(Stored items)
+--

template <bool U8>
__device__ __forceinline__ void conv12_dgrad_role(char* smem, const void* __restrict__ xin, const uint8_t* __restrict__ idx1,
                                  const bf16* __restrict__ dz2, const bf16* __restrict__ packed, int B, int block,
                                  int nblocks, float mean, float inv_std, float in_scale,
                                  float* __restrict__ slabs1) {
  bf16* P = reinterpret_cast<bf16*>(smem);
  auto Obuf = [&](int k) { return reinterpret_cast<bf16*>(smem + C12_OFF_O + k * C12_O); };
  auto Xbuf = [&](int k) { return reinterpret_cast<bf16*>(smem + C12_OFF_X + k * C12_XS); };
  auto Cbuf = [&](int k) { return reinterpret_cast<uint8_t*>(smem + C12_OFF_C + k * C1I_IMG); };
  const int tid = threadIdx.x, lane = tid & 63, wave = tid >> 6;
  const int nt = wave & 1, mg = wave >> 1;
  const int r16 = lane & 15, q8 = (lane >> 4) * 8;
  const bf16x8* pk = reinterpret_cast<const bf16x8*>(packed + P2D_OFF);
  bf16x8 bw[18];
#pragma unroll
  for (int ks = 0; ks < 18; ++ks) bw[ks] = pk[(nt * 18 + ks) * 64 + lane];
  int base[3];
  int opos[3][4];
#pragma unroll
  for (int k = 0; k < 3; ++k) {
    const int mt = min(mg + 4 * k, 10);
    const int mm = c2d_tile_pos[mt * 16 + r16] == 255 ? 0 : c2d_tile_pos[mt * 16 + r16];
    base[k] = (mm / 13) * C2_PW + mm % 13;
#pragma unroll
    for (int i = 0; i < 4; ++i) opos[k][i] = c2d_tile_pos[mt * 16 + (lane >> 4) * 4 + i];
  }
  const int i16 = lane & 15, g = lane >> 4, q = i16 >> 2, p = i16 & 3;
  const int t1 = 16 + i16;
  const int xoff0 = (i16 % 5) * C1W_CS + (i16 / 5) * C1W_RS + 8 * g;
  const int xoff1 = t1 < 25 ? (t1 % 5) * C1W_CS + (t1 / 5) * C1W_RS + 8 * g : 0;
  const uint32_t b1fill = t1 == 25 ? 0x3f803f80u : 0u;
  const int dy = wave & 1;
  f32x4 acc1[2][2];
#pragma unroll
  for (int m = 0; m < 2; ++m) acc1[m][0] = acc1[m][1] = zero_f32x4();
  for (int c = tid; c < C12_OFF_C / 16; c += 512) reinterpret_cast<bf16x8*>(smem)[c] = zero_bf16x8();
  bf16x8 pz[2];
  uint4 pc = make_uint4(0, 0, 0, 0);
  uint32_t xu = 0;
  float4 xf = make_float4(0.f, 0.f, 0.f, 0.f);
  auto load = [&](int bb) {
    const bf16x8* src = reinterpret_cast<const bf16x8*>(dz2 + (int64_t)bb * 121 * 64);
    pz[0] = src[tid];
    if (tid + 512 < 968) pz[1] = src[tid + 512];
    if (tid < C1I_IMG / 16) pc = reinterpret_cast<const uint4*>(idx1 + (int64_t)bb * C1I_IMG)[tid];
    c1_load<U8>(xin, bb, tid, xu, xf);
  };
  auto stage = [&](int k) {
#pragma unroll
    for (int j = 0; j < 2; ++j) {
      const int c = tid + 512 * j;
      if (c < 968) {
        const int pos = c >> 3, cc = (c & 7) * 8;
        *reinterpret_cast<bf16x8*>(P + ((pos / 11 + 2) * C2_PW + pos % 11 + 2) * C2_PRS + cc) = pz[j];
      }
    }
    if (tid < C1I_IMG / 16) reinterpret_cast<uint4*>(Cbuf(k))[tid] = pc;
    c1_store<U8, 5, C1W_RS, C1W_CS>(Xbuf(k), tid, xu, xf, mean, inv_std, in_scale);
  };
  auto c1_step = [&](int j, int k) {
    const int ks0 = wave + 8 * j;
    const bool ok = ks0 < 26;
    const int ks = ok ? ks0 : 0;
    const int py = ks >> 1;
    const bf16* O = Obuf(k);
    const bf16* xs = Xbuf(k);
    const uint8_t* CB = Cbuf(k);
    bf16x8 A[2];
#pragma unroll
    for (int m = 0; m < 2; ++m) {
      const uint2 d = __builtin_bit_cast(uint2, lds_read_tr16(O + (py * 13 + 4 * g + q) * C2_ORS + m * 16 + 4 * p));
      const int co = m * 16 + i16;
      const uint32_t cu = *reinterpret_cast<const uint32_t*>(CB + py * 256 + (co >> 1) * 16 + 4 * g);
      const int csh = 4 * (co & 1) + 2 * dy;
      uint32_t pr[4];
#pragma unroll
      for (int e = 0; e < 4; ++e) {
        const uint32_t dv = e & 1 ? (e < 2 ? d.x : d.y) >> 16 : (e < 2 ? d.x : d.y) & 0xffffu;
        const uint32_t sel = __builtin_amdgcn_ubfe(cu, 8 * e + csh, 2);
        pr[e] = ok ? dv * ((sel * 0x8001u) & 0x10001u) : 0u;
      }
      A[m] = __builtin_bit_cast(bf16x8, make_uint4(pr[0], pr[1], pr[2], pr[3]));
    }
    const bf16x8 B0 = *reinterpret_cast<const bf16x8*>(xs + xoff0 + ks * C1W_RS);
    bf16x8 B1 = *reinterpret_cast<const bf16x8*>(xs + xoff1 + ks * C1W_RS);
    if (t1 >= 25) B1 = __builtin_bit_cast(bf16x8, make_uint4(b1fill, b1fill, b1fill, b1fill));
#pragma unroll
    for (int m = 0; m < 2; ++m) {
      acc1[m][0] = mfma16x16x32(A[m], B0, acc1[m][0]);
      acc1[m][1] = mfma16x16x32(A[m], B1, acc1[m][1]);
    }
  };
  auto phase = [&](auto nk_c, auto c1_c, int k) {
    constexpr int NK = decltype(nk_c)::value;
    constexpr bool C1 = decltype(c1_c)::value;
    f32x4 acc[NK];
#pragma unroll
    for (int m = 0; m < NK; ++m) acc[m] = zero_f32x4();
#pragma unroll
    for (int ks = 0; ks < 18; ++ks) {
      const int tapp = ks >> 1, c0 = (ks & 1) * 32;
      const int shift = (tapp / 3) * C2_PW + tapp % 3;
#pragma unroll
      for (int m = 0; m < NK; ++m)
        acc[m] = mfma16x16x32(*reinterpret_cast<const bf16x8*>(P + (base[m] + shift) * C2_PRS + c0 + q8), bw[ks],
                              acc[m]);
      if (C1 && (ks & 3) == 3 && ks < 16) c1_step(ks >> 2, k ^ 1);
    }
    bf16* O = Obuf(k);
#pragma unroll
    for (int m = 0; m < NK; ++m) {
#pragma unroll
      for (int i = 0; i < 4; ++i) {
        const int pos = opos[m][i];
        if (pos < 169) O[pos * C2_ORS + nt * 16 + r16] = (bf16)acc[m][i];
      }
    }
  };
  using I2 = std::integral_constant<int, 2>;
  using I3 = std::integral_constant<int, 3>;
  using T = std::true_type;
  using Fa = std::false_type;
  __syncthreads();
  int b = block, k = 0;
  if (b < B) load(b);
  for (int i = 0; b < B; ++i, b += nblocks, k ^= 1) {
    __syncthreads();
    stage(k);
    const int nb = b + nblocks;
    if (nb < B) load(nb);
    __syncthreads();
    if (i == 0) {
      if (mg < 3) phase(I3{}, Fa{}, k);
      else phase(I2{}, Fa{}, k);
    } else {
      if (mg < 3) phase(I3{}, T{}, k);
      else phase(I2{}, T{}, k);
    }
  }
  __syncthreads();
  if (b != block) {
#pragma unroll
    for (int j = 0; j < 4; ++j) c1_step(j, k ^ 1);
  }
  __syncthreads();
  float* red = reinterpret_cast<float*>(smem);
#pragma unroll
  for (int m = 0; m < 2; ++m)
#pragma unroll
    for (int n = 0; n < 2; ++n)
      *reinterpret_cast<f32x4*>(red + ((wave * 4 + m * 2 + n) * 64 + lane) * 4) = acc1[m][n];
  __syncthreads();
  if (tid >= 256) return;
  const int tile = tid >> 6;
  f32x4 sum = *reinterpret_cast<const f32x4*>(red + (tile * 64 + lane) * 4);
#pragma unroll
  for (int w = 1; w < 8; ++w) sum += *reinterpret_cast<const f32x4*>(red + ((w * 4 + tile) * 64 + lane) * 4);
  float* slab = slabs1 + (int64_t)block * C1_WSLAB;
  const int tap = (tile & 1) * 16 + i16;
#pragma unroll
  for (int r = 0; r < 4; ++r) {
    const int co = (tile >> 1) * 16 + g * 4 + r;
    if (tap < 25) slab[co * 25 + tap] = sum[r];
    if (tap == 25) slab[800 + co] = sum[r];
  }
}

+--

__TASK PROMPT__: Taking the entries above, write out exactly the lines starting with the line containing "for (int ks = 0; ks < 18; ++ks) bw[ks]" and going on through the line containing "const int xoff0", both included, and nothing else.

__RESPONSE TO THIS EXERCISE__:
  for (int ks = 0; ks < 18; ++ks) bw[ks] = pk[(nt * 18 + ks) * 64 + lane];
  int base[3];
  int opos[3][4];
#pragma unroll
  for (int k = 0; k < 3; ++k) {
    const int mt = min(mg + 4 * k, 10);
    const int mm = c2d_tile_pos[mt * 16 + r16] == 255 ? 0 : c2d_tile_pos[mt * 16 + r16];
    base[k] = (mm / 13) * C2_PW + mm % 13;
#pragma unroll
    for (int i = 0; i < 4; ++i) opos[k][i] = c2d_tile_pos[mt * 16 + (lane >> 4) * 4 + i];
  }
  const int i16 = lane & 15, g = lane >> 4, q = i16 >> 2, p = i16 & 3;
  const int t1 = 16 + i16;
  const int xoff0 = (i16 % 5) * C1W_CS + (i16 / 5) * C1W_RS + 8 * g;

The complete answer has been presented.